[Stored items]
-------

@@ -81,13 +97,19 @@
     bool redo;
     cf x = lu_solve<false, LAT, STRUCT, ENTCHK, FUSE>(rA, rB, lane, pat, LB, scr, redo, __ballot(sys < n), ent_bad);
     if (__builtin_expect(redo, 0)) {
-#pragma unroll
-        for (int c = 0; c < NV; c++) rA[c] = ok ? A[((size_t)sys * NV + r) * NV + c] : cmk(0.0f, 0.0f);
-        x = lu_solve<true>(rA, rB, lane, pat, LB, scr, redo);
+        if constexpr (!FUSE) {
+#pragma unroll
+            for (int c = 0; c < NV; c++) rA[c] = ok ? A[((size_t)sys * NV + r) * NV + c] : cmk(0.0f, 0.0f);
+            x = lu_solve<true>(rA, rB, lane, pat, LB, scr, redo);
+        } else {
+            cf rD[NV];
+#pragma unroll
+            for (int c = 0; c < NV; c++) rD[c] = ok ? A[((size_t)sys * NV + r) * NV + c] : cmk(0.0f, 0.0f);
+            x = lu_solve<true>(rD, rB, lane, pat, LB, scr, redo);
+        }
     }
     if (ok) X[(size_t)sys * NV + r] = x;
 }
-
 
 __global__ void __launch_bounds__(WG_THREADS) k_eval(int n, const Workspace *ws, const cf *__restrict__ X,
                                                      const cf *__restrict__ P, const cf *__restrict__ D,
@@ -137,7 +159,7 @@
     }
 }
 
-template <bool ABSTAB>
+template <bool ABSTAB, bool CROW = false>
 __global__ void __launch_bounds__(WG_THREADS) k_eval_variant(int n, int redo_vals, const Workspace *ws,
                                                              const cf *__restrict__ X, const cf *__restrict__ TGT,
                                                              const cf *__restrict__ DIF, const cf *__restrict__ SP,
@@ -202,10 +224,11 @@
             if (!pred) rB = t;
         }
     }
-    cf rA[NV];
+    static_assert(ABSTAB || !CROW, "the compact row is gathered through the absolute tables");
+    cf rA[LuRowForm<CROW>::W];
     if constexpr (ABSTAB) {
-        uint4 gmv[ABS_GM_Q];
-        const bool ent_ok = eval_hx_terms_abs(AT->hx[wv], l0, l16, AT->gm[wv], gmv);
+        uint4 gmv[CROW ? ABS_GMC_Q : ABS_GM_Q];
+        const bool ent_ok = eval_hx_terms_abs(AT->hx[wv], l0, l16, CROW ? AT->gmc[wv] : AT->gm[wv], gmv);
         if (act) ENT_OK[pi * 32 + r] = ent_ok ? 1 : 0;
         wave_lds_sync();
         gather_hx_abs(rA, l0, gmv);
@@ -213,6 +236,13 @@
         eval_hx(rA, s_hx, s_hxd, &s_rowc[0][0], S, r_v);
     }
     wave_lds_sync();
+    if constexpr (CROW) {
+        if (act && rl) {
+#pragma unroll
+            for (int c = 0; c < LU_COMPACT_W; c++) HX[(pi * NV + r) * LU_COMPACT_W + c] = rA[c];
+            RHS[pi * NV + r] = rB;
+        }
+    } else {
     if (redo_vals) {
         for (int k = r; k < ENT_CAP - 1; k += 32) S.ent[k] = cmk(__builtin_nanf(""), __builtin_nanf(""));
         wave_lds_sync();
@@ -248,6 +278,7 @@
         for (int c = 0; c < NV; c++) HX[(pi * NV + r) * NV + c] = rA[c];
         RHS[pi * NV + r] = rB;
     }
-}
-
-}
+    }
+}
+
+}
diff --git a/trifocal_pose_estimation_using_improved_gpuhc_amd/csrc/hc_eval.hpp b/trifocal_pose_estimation_using_improved_gpuhc_amd/csrc/hc_eval.hpp
--- a/trifocal_pose_estimation_using_improved_gpuhc_amd/csrc/hc_eval.hpp
+++ b/trifocal_pose_estimation_using_improved_gpuhc_amd/csrc/hc_eval.hpp
@@ -3,6 +3,7 @@
 #include <stddef.h>
 
 #include "hc_slot.hpp"
+#include "hc_lu_struct.hpp"
 
 namespace hc {
 
@@ -315,12 +316,15 @@
 
 constexpr int ABS_WAVES = 4;
 constexpr int ABS_GM_Q = (NV + 3) / 4;
+constexpr int ABS_GMC_Q = LU_COMPACT_W / 4;
+static_assert(LU_COMPACT_W % 4 == 0, "whole words of four positions");
 static_assert(HT_HELP <= 3, "the light terms' x[w] share one word group");
 struct AbsTables {
     uint4 hx[ABS_WAVES][HX_SLOT_CAP][WAVE];
     uint4 ht[ABS_WAVES][HT_FULL + 1][WAVE];
     uint2 htq[ABS_WAVES][HT_FULL][WAVE];
     uint4 gm[ABS_WAVES][ABS_GM_Q][WAVE];
+    uint4 gmc[ABS_WAVES][ABS_GMC_Q][WAVE];
 };
 static_assert(2 * ABS_WAVES * sizeof(SlotLDS) < 65536, "absolute offsets stay in the DS offset range");
 constexpr int EV_TAHEAD = 6;
@@ -334,8 +338,9 @@
 __device__ __forceinline__ HxOps hx_ops_abs(const char *l0, const uint4 &w) {
     return HxOps{ldp(l0, w.x), ldp(l0, w.y), ldp(l0, w.z)};
 }
+template <int GQ>
 __device__ __forceinline__ bool eval_hx_terms_abs(const uint4 (*hxw)[WAVE], char *l0, uint32_t l16,
-                                                  const uint4 (*gmw)[WAVE], uint4 (&g)[ABS_GM_Q]) {
+                                                  const uint4 (*gmw)[WAVE], uint4 (&g)[GQ]) {
     uint4 w[HX_SLOT_CAP];
 #pragma unroll
     for (int k = 0; k < EV_TAHEAD; k++) w[k] = abs_ld(hxw[k], l16);
@@ -348,7 +353,7 @@
         if (k + EV_TAHEAD < HX_SLOT_CAP) w[k + EV_TAHEAD] = abs_ld(hxw[k + EV_TAHEAD], l16);
         if (k == HX_SLOT_CAP - EV_TAHEAD) {
 #pragma unroll
-            for (int q = 0; q < ABS_GM_Q; q++) g[q] = abs_ld(gmw[q], l16);
+            for (int q = 0; q < GQ; q++) g[q] = abs_ld(gmw[q], l16);
         }
         if (k + EV_AHEAD < HX_SLOT_CAP) o[(k + EV_AHEAD) % (EV_AHEAD + 1)] = hx_ops_abs(l0, w[k + EV_AHEAD]);
         const HxOps &q = o[k % (EV_AHEAD + 1)];
@@ -364,9 +369,11 @@
     return sq.x + sq.y < __builtin_inff();
 }
 
-__device__ __forceinline__ void gather_hx_abs(cf (&rA)[NV], const char *l0, const uint4 (&g)[ABS_GM_Q]) {
-#pragma unroll
-    for (int c = 0; c < NV; c++) {
+template <int W, int GQ>
+__device__ __forceinline__ void gather_hx_abs(cf (&rA)[W], const char *l0, const uint4 (&g)[GQ]) {
+    static_assert(W <= 4 * GQ, "a word for every position");
+#pragma unroll
+    for (int c = 0; c < W; c++) {
         const uint4 &gw = g[c / 4];
         const pf2 v = ldp(l0, c % 4 == 0 ? gw.x : c % 4 == 1 ? gw.y : c % 4 == 2 ? gw.z : gw.w);
         rA[c] = cmk(v.x, v.y);
diff --git a/trifocal_pose_estimation_using_improved_gpuhc_amd/csrc/hc_kernels.hip b/trifocal_pose_estimation_using_improved_gpuhc_amd/csrc/hc_kernels.hip
--- a/trifocal_pose_estimation_using_improved_gpuhc_amd/csrc/hc_kernels.hip
+++ b/trifocal_pose_estimation_using_improved_gpuhc_amd/csrc/hc_kernels.hip
@@ -9,6 +9,7 @@
 #include "../../include/p2c/hc_trifocal_p2c.h"
 #include "../../include/lu/hc_lu_testing.h"
 #include "../../include/lu/hc_lu_rowtable_testing.h"
+#include "../../include/lu/hc_lu_compact_testing.h"
 #include "../../include/eval/hc_eval_testing.h"
 #include "../../include/adaptive/hc_trifocal_adaptive.h"
 
@@ -439,11 +440,11 @@
     return hc::launch_status(HC_ERROR_LAUNCH);
 }
 
-hcStatus hc_trifocal_eval_variant_batched(int variant, unsigned flags, int n, const int32_t *unified_index,
-                                          const hcComplex *x, const hcComplex *target, const hcComplex *diff,
-                                          const hcComplex *start_params, const float *t, const uint8_t *kind,
-                                          hcComplex *Hx, hcComplex *rhs, uint8_t *ent_ok, void *workspace,
-                                          size_t workspace_bytes, hcStream stream) {
+static hcStatus eval_variant_run(int variant, bool compact_rows, unsigned flags, int n, const int32_t *unified_index,
+                                 const hcComplex *x, const hcComplex *target, const hcComplex *diff,
+                                 const hcComplex *start_params, const float *t, const uint8_t *kind, hcComplex *Hx,
+                                 hcComplex *rhs, uint8_t *ent_ok, void *workspace, size_t workspace_bytes,
+                                 hcStream stream) {
     if (variant < 0 || variant >= HC_EVAL_VARIANT_COUNT || (flags & ~HC_EVAL_REDO) != 0u) return HC_ERROR_INVALID_VALUE;
     const bool abs_tables = variant == HC_EVAL_VARIANT_ABS;
     if (n < 0 || (n > 0 && (!unified_index || !x || !target || !diff || !start_params || !t || !kind || !Hx || !rhs ||
@@ -460,7 +461,11 @@
     const int per = 2 * hc::WAVES_PER_WG;
     const dim3 grid((n + per - 1) / per), block(hc::WG_THREADS);
     const int redo = (flags & HC_EVAL_REDO) ? 1 : 0;
-    if (abs_tables)
+    if (compact_rows)
+        hipLaunchKernelGGL((hc::k_eval_variant<true, true>), grid, block, 0, s, n, redo, ws, (const hc::cf *)x,
+                           (const hc::cf *)target, (const hc::cf *)diff, (const hc::cf *)start_params, t, kind,
+                           (hc::cf *)Hx, (hc::cf *)rhs, ent_ok);
+    else if (abs_tables)
         hipLaunchKernelGGL(hc::k_eval_variant<true>, grid, block, 0, s, n, redo, ws, (const hc::cf *)x,
                            (const hc::cf *)target, (const hc::cf *)diff, (const hc::cf *)start_params, t, kind,
                            (hc::cf *)Hx, (hc::cf *)rhs, ent_ok);
@@ -479,6 +484,24 @@
     const unsigned status = ctl[offsetof(hc::Workspace, status) / sizeof(unsigned)];
     if (status == 0u) return HC_SUCCESS;
     return status == (unsigned)HC_ERROR_TABLE ? HC_ERROR_TABLE : HC_ERROR_DEVICE;
+}
+
+hcStatus hc_trifocal_eval_variant_batched(int variant, unsigned flags, int n, const int32_t *unified_index,
+                                          const hcComplex *x, const hcComplex *target, const hcComplex *diff,
+                                          const hcComplex *start_params, const float *t, const uint8_t *kind,
+                                          hcComplex *Hx, hcComplex *rhs, uint8_t *ent_ok, void *workspace,
+                                          size_t workspace_bytes, hcStream stream) {
+    return eval_variant_run(variant, false, flags, n, unified_index, x, target, diff, start_params, t, kind, Hx, rhs,
+                            ent_ok, workspace, workspace_bytes, stream);
+}
+
+hcStatus hc_trifocal_compact_rows_batched(int n, const int32_t *unified_index, const hcComplex *x,
+                                          const hcComplex *target, const hcComplex *diff,
+                                          const hcComplex *start_params, const float *t, const uint8_t *kind,
+                                          hcComplex *rows, hcComplex *rhs, uint8_t *ent_ok, void *workspace,
+                                          size_t workspace_bytes) {
+    return eval_variant_run(HC_EVAL_VARIANT_ABS, true, 0u, n, unified_index, x, target, diff, start_params, t, kind,
+                            rows, rhs, ent_ok, workspace, workspace_bytes, nullptr);
 }
 
 hcStatus hc_trifocal_p2c_eval_batched(int n, const int32_t *hx_index, const int32_t *ht_index, const hcComplex *x,
@@ -580,6 +603,11 @@
     if (step < 0 || step >= hc::NV - 1 || group < 0 || group >= hc::LuChunks::count(step)) return -1;
     return hc::lu_group_class(step, group);
 }
+static_assert(HC_LU_COMPACT_WIDTH == hc::LU_COMPACT_W, "the header's row width");
+int hc_lu_compact_column(int row, int position) {
+    if (row < 0 || row >= hc::NV || position < 0 || position >= hc::LU_COMPACT_W) return -2;
+    return hc::lu_compact_col(row, position);
+}
 int hc_lu_row_field(int level, int row, int field) {
     if (level < 0 || level >= hc::LU_REC_LEVELS || row < 0 || row >= hc::LU_REC_ROWS) return -2;
     hc::LuRowRec rec{0u, hc::LU_ROWTAB.w[level * hc::LU_REC_ROWS + row]};
@@ -627,7 +655,8 @@
 void hc_trifocal_set_retry_reuse(int on) { hc::g_retry_reuse.store(on ? 1 : 0, std::memory_order_relaxed); }
 
 const char *hc_trifocal_version(void) {
-    return "hc_trifocal gfx950 v10.12 (2 paths/wave, structurally sparse LDS-broadcast LU with lean pivot steps fused by level, the levels' per-row constants and row labels read from LDS tables, "
+    return "hc_trifocal gfx950 v10.13 (2 paths/wave, structurally sparse LDS-broadcast LU with lean pivot steps fused by level, the levels' per-row constants and row labels read from LDS tables, "
+           "the fused solve's row kept in 16 positions (its column of each level, then columns 18..29), "
            "one exec region per pivot step for the eligible rows with the column groups through scratch windows, "
            "column groups by structural class (never-fillable groups untested, always-live groups unconditional), "
            "pivot search narrowed to the candidate rows' DPP group "
diff --git a/trifocal_pose_estimation_using_improved_gpuhc_amd/csrc/hc_lu.hpp b/trifocal_pose_estimation_using_improved_gpuhc_amd/csrc/hc_lu.hpp
--- a/trifocal_pose_estimation_using_improved_gpuhc_amd/csrc/hc_lu.hpp
+++ b/trifocal_pose_estimation_using_improved_gpuhc_amd/csrc/hc_lu.hpp
@@ -110,22 +110,24 @@
     else return (gb >> J) & 1u;
 }
 
-template <int J, int N>
-__device__ __forceinline__ void grp_store(cf *w, const cf (&rA)[NV]) {
-    if constexpr (N == 1) w[J] = rA[J];
-    else st4(&w[J], rA[J], rA[J + 1]);
+template <int J, int N, int P = J, int W>
+__device__ __forceinline__ void grp_store(cf *w, const cf (&rA)[W]) {
+    static_assert(P >= 0 && P + N <= W, "the group lies inside the row");
+    if constexpr (N == 1) w[J] = rA[P];
+    else st4(&w[J], rA[P], rA[P + 1]);
 }
 template <int J, int N>
 __device__ __forceinline__ void grp_load(const cf *p, cf *u) {
     if constexpr (N == 1) u[0] = p[J];
     else ld4(&p[J], u[0], u[1]);
 }
-template <int J, int N>
-__device__ __forceinline__ void grp_update(cf (&rA)[NV], const pf2 &l, const cf *u) {
+template <int J, int N, int P = J, int W>
+__device__ __forceinline__ void grp_update(cf (&rA)[W], const pf2 &l, const cf *u) {
+    static_assert(P >= 0 && P + N <= W, "the group lies inside the row");
 #pragma unroll
     for (int q = 0; q < N; q++) {
-        const pf2 v = pcmsub(pf2{rA[J + q].x, rA[J + q].y}, l, pf2{u[q].x, u[q].y});
-        rA[J + q] = cmk(v.x, v.y);
+        const pf2 v = pcmsub(pf2{rA[P + q].x, rA[P + q].y}, l, pf2{u[q].x, u[q].y});
+        rA[P + q] = cmk(v.x, v.y);
     }
 }
 
@@ -218,29 +220,29 @@
     }
 }
 
-template <int I, int K, bool STRUCT>
-__device__ __forceinline__ void lu_group_elig(cf (&rA)[NV], const pf2 &l, uint32_t pmw, uint32_t gb, cf *wrow,
-                                              const LUBuf &L HC_LU_WORK_ARG) {
+template <int I, int K, bool STRUCT, bool COMPACT>
+__device__ __forceinline__ void lu_group_elig(cf (&rA)[LuRowForm<COMPACT>::W], const pf2 &l, uint32_t pmw, uint32_t gb,
+                                              cf *wrow, const LUBuf &L HC_LU_WORK_ARG) {
     using C = LuChunks;
     if constexpr (K < C::count(I)) {
-        constexpr int J = C::start(I, K), N = C::len(I, K);
+        constexpr int J = C::start(I, K), N = C::len(I, K), P = LuRowForm<COMPACT>::pos(J);
         constexpr int CLS = STRUCT ? lu_group_class(I, K) : GRP_TESTED;
         if (CLS != GRP_DEAD && (CLS == GRP_ALWAYS || __builtin_expect(group_live<I, K>(pmw, gb), 1))) {
-            grp_store<J, N>(wrow, rA);
+            grp_store<J, N, P>(wrow, rA);
             wave_lds_sync();
             HC_LU_WORK(N);
             HC_DIAG_LIVE_HIT(I, K);
             HC_LU_WORK_GROUP();
             cf u[N];
             grp_load<J, N>(L.row, u);
-            grp_update<J, N>(rA, l, u);
+            grp_update<J, N, P>(rA, l, u);
         }
         __builtin_amdgcn_sched_barrier(0);
-        lu_group_elig<I, K + 1, STRUCT>(rA, l, pmw, gb, wrow, L HC_LU_WORK_PASS);
-    }
-}
-template <int I, bool X1, bool STRUCT>
-__device__ __forceinline__ void lu_step_tested(cf (&rA)[NV], cf &rB, int &rowid, uint32_t &pat, PivF &my, LUBuf &L,
+        lu_group_elig<I, K + 1, STRUCT, COMPACT>(rA, l, pmw, gb, wrow, L HC_LU_WORK_PASS);
+    }
+}
+template <int I, bool X1, bool STRUCT, bool COMPACT>
+__device__ __forceinline__ void lu_step_tested(cf (&rA)[LuRowForm<COMPACT>::W], cf &rB, int &rowid, uint32_t &pat, PivF &my, LUBuf &L,
                                                cf *scr, bool is_piv, int pl0, int pl1, pf2 reg_s, pf2 oo_s,
                                                bool elig HC_LU_WORK_ARG) {
     const uint32_t pp0 = (uint32_t)__builtin_amdgcn_readlane((int)pat, pl0);
@@ -280,12 +282,13 @@
     HC_DIAG_LIVE_HIT(I, LIVE_SOLVES);
     if (elig) {
         HC_ISA_MARK_I("lu_mult", I);
-        const pf2 lq = pcmul(pf2{rA[I].x, rA[I].y}, pf2{reg.x, reg.y});
+        constexpr int PI = LuRowForm<COMPACT>::pos(I);
+        const pf2 lq = pcmul(pf2{rA[PI].x, rA[PI].y}, pf2{reg.x, reg.y});
         const pf2 lp = {is_piv ? 0.0f : lq.x, is_piv ? 0.0f : lq.y};
         const pf2 bp = pcmsub(pf2{rB.x, rB.y}, lp, pf2{sB0.x, sB0.y});
         rB = cmk(bp.x, bp.y);
         pat |= (uint32_t)__builtin_amdgcn_sbfe((int)pat, I, 1) & pmw;
-        lu_group_elig<I, 0, STRUCT>(rA, lp, pmw, gb, wrow, L HC_LU_WORK_PASS);
+        lu_group_elig<I, 0, STRUCT, COMPACT>(rA, lp, pmw, gb, wrow, L HC_LU_WORK_PASS);
     }
 }
 
@@ -343,18 +346,21 @@
 
 namespace hc {
 
-template <int I, bool DENSE, int LAT, bool STRUCT>
-__device__ __forceinline__ void lu_forward(cf (&rA)[NV], cf &rB, int &rowid, uint32_t &pat, int lane, int r, int hb,
+template <int I, bool DENSE, int LAT, bool STRUCT, bool COMPACT = false>
+__device__ __forceinline__ void lu_forward(cf (&rA)[LuRowForm<COMPACT>::W], cf &rB, int &rowid, uint32_t &pat, int lane, int r, int hb,
                                            bool row_lane, PivF &my, LUBuf &L, cf *scr, bool &redo,
                                            unsigned long long elig_m HC_LU_WORK_ARG) {
+    static_assert(!COMPACT || (!DENSE && LAT == 0 && STRUCT && I >= lu_first_unfused_step()),
+                  "the compact row is the fused solve's");
     if constexpr (I < NV) {
         HC_ISA_MARK_I("lu_search", I);
-        const float v = __builtin_fabsf(rA[I].x) + __builtin_fabsf(rA[I].y);
+        constexpr int PI = LuRowForm<COMPACT>::pos(I);
+        const float v = __builtin_fabsf(rA[PI].x) + __builtin_fabsf(rA[PI].y);
         pf2 reg_s, oo_s;
         if constexpr (!DENSE) {
-            reg_s = recip_fast(pf2{rA[I].x, rA[I].y}, v, oo_s);
+            reg_s = recip_fast(pf2{rA[PI].x, rA[PI].y}, v, oo_s);
         } else {
-            const divf f = cdiv_factors(rA[I]);
+            const divf f = cdiv_factors(rA[PI]);
             const cf rg = (v == 0.0f) ? cmk(1.0f, 0.0f) : cdiv_apply(cmk(1.0f, 0.0f), f);
             reg_s = pf2{rg.x, rg.y};
             oo_s = pf2{f.o1, f.o2};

-------

> [WHAT NEEDS TO BE DONE]:
Leave out every line above except those from the line with "hc_lu_compact_column(int row, int" up to and including the line with "groups by structural", and copy those exactly.

> [SOLUTION FOR THIS PROBLEM]:
+int hc_lu_compact_column(int row, int position) {
+    if (row < 0 || row >= hc::NV || position < 0 || position >= hc::LU_COMPACT_W) return -2;
+    return hc::lu_compact_col(row, position);
+}
 int hc_lu_row_field(int level, int row, int field) {
     if (level < 0 || level >= hc::LU_REC_LEVELS || row < 0 || row >= hc::LU_REC_ROWS) return -2;
     hc::LuRowRec rec{0u, hc::LU_ROWTAB.w[level * hc::LU_REC_ROWS + row]};
@@ -627,7 +655,8 @@
 void hc_trifocal_set_retry_reuse(int on) { hc::g_retry_reuse.store(on ? 1 : 0, std::memory_order_relaxed); }
 
 const char *hc_trifocal_version(void) {
-    return "hc_trifocal gfx950 v10.12 (2 paths/wave, structurally sparse LDS-broadcast LU with lean pivot steps fused by level, the levels' per-row constants and row labels read from LDS tables, "
+    return "hc_trifocal gfx950 v10.13 (2 paths/wave, structurally sparse LDS-broadcast LU with lean pivot steps fused by level, the levels' per-row constants and row labels read from LDS tables, "
+           "the fused solve's row kept in 16 positions (its column of each level, then columns 18..29), "
            "one exec region per pivot step for the eligible rows with the column groups through scratch windows, "
            "column groups by structural class (never-fillable groups untested, always-live groups unconditional), "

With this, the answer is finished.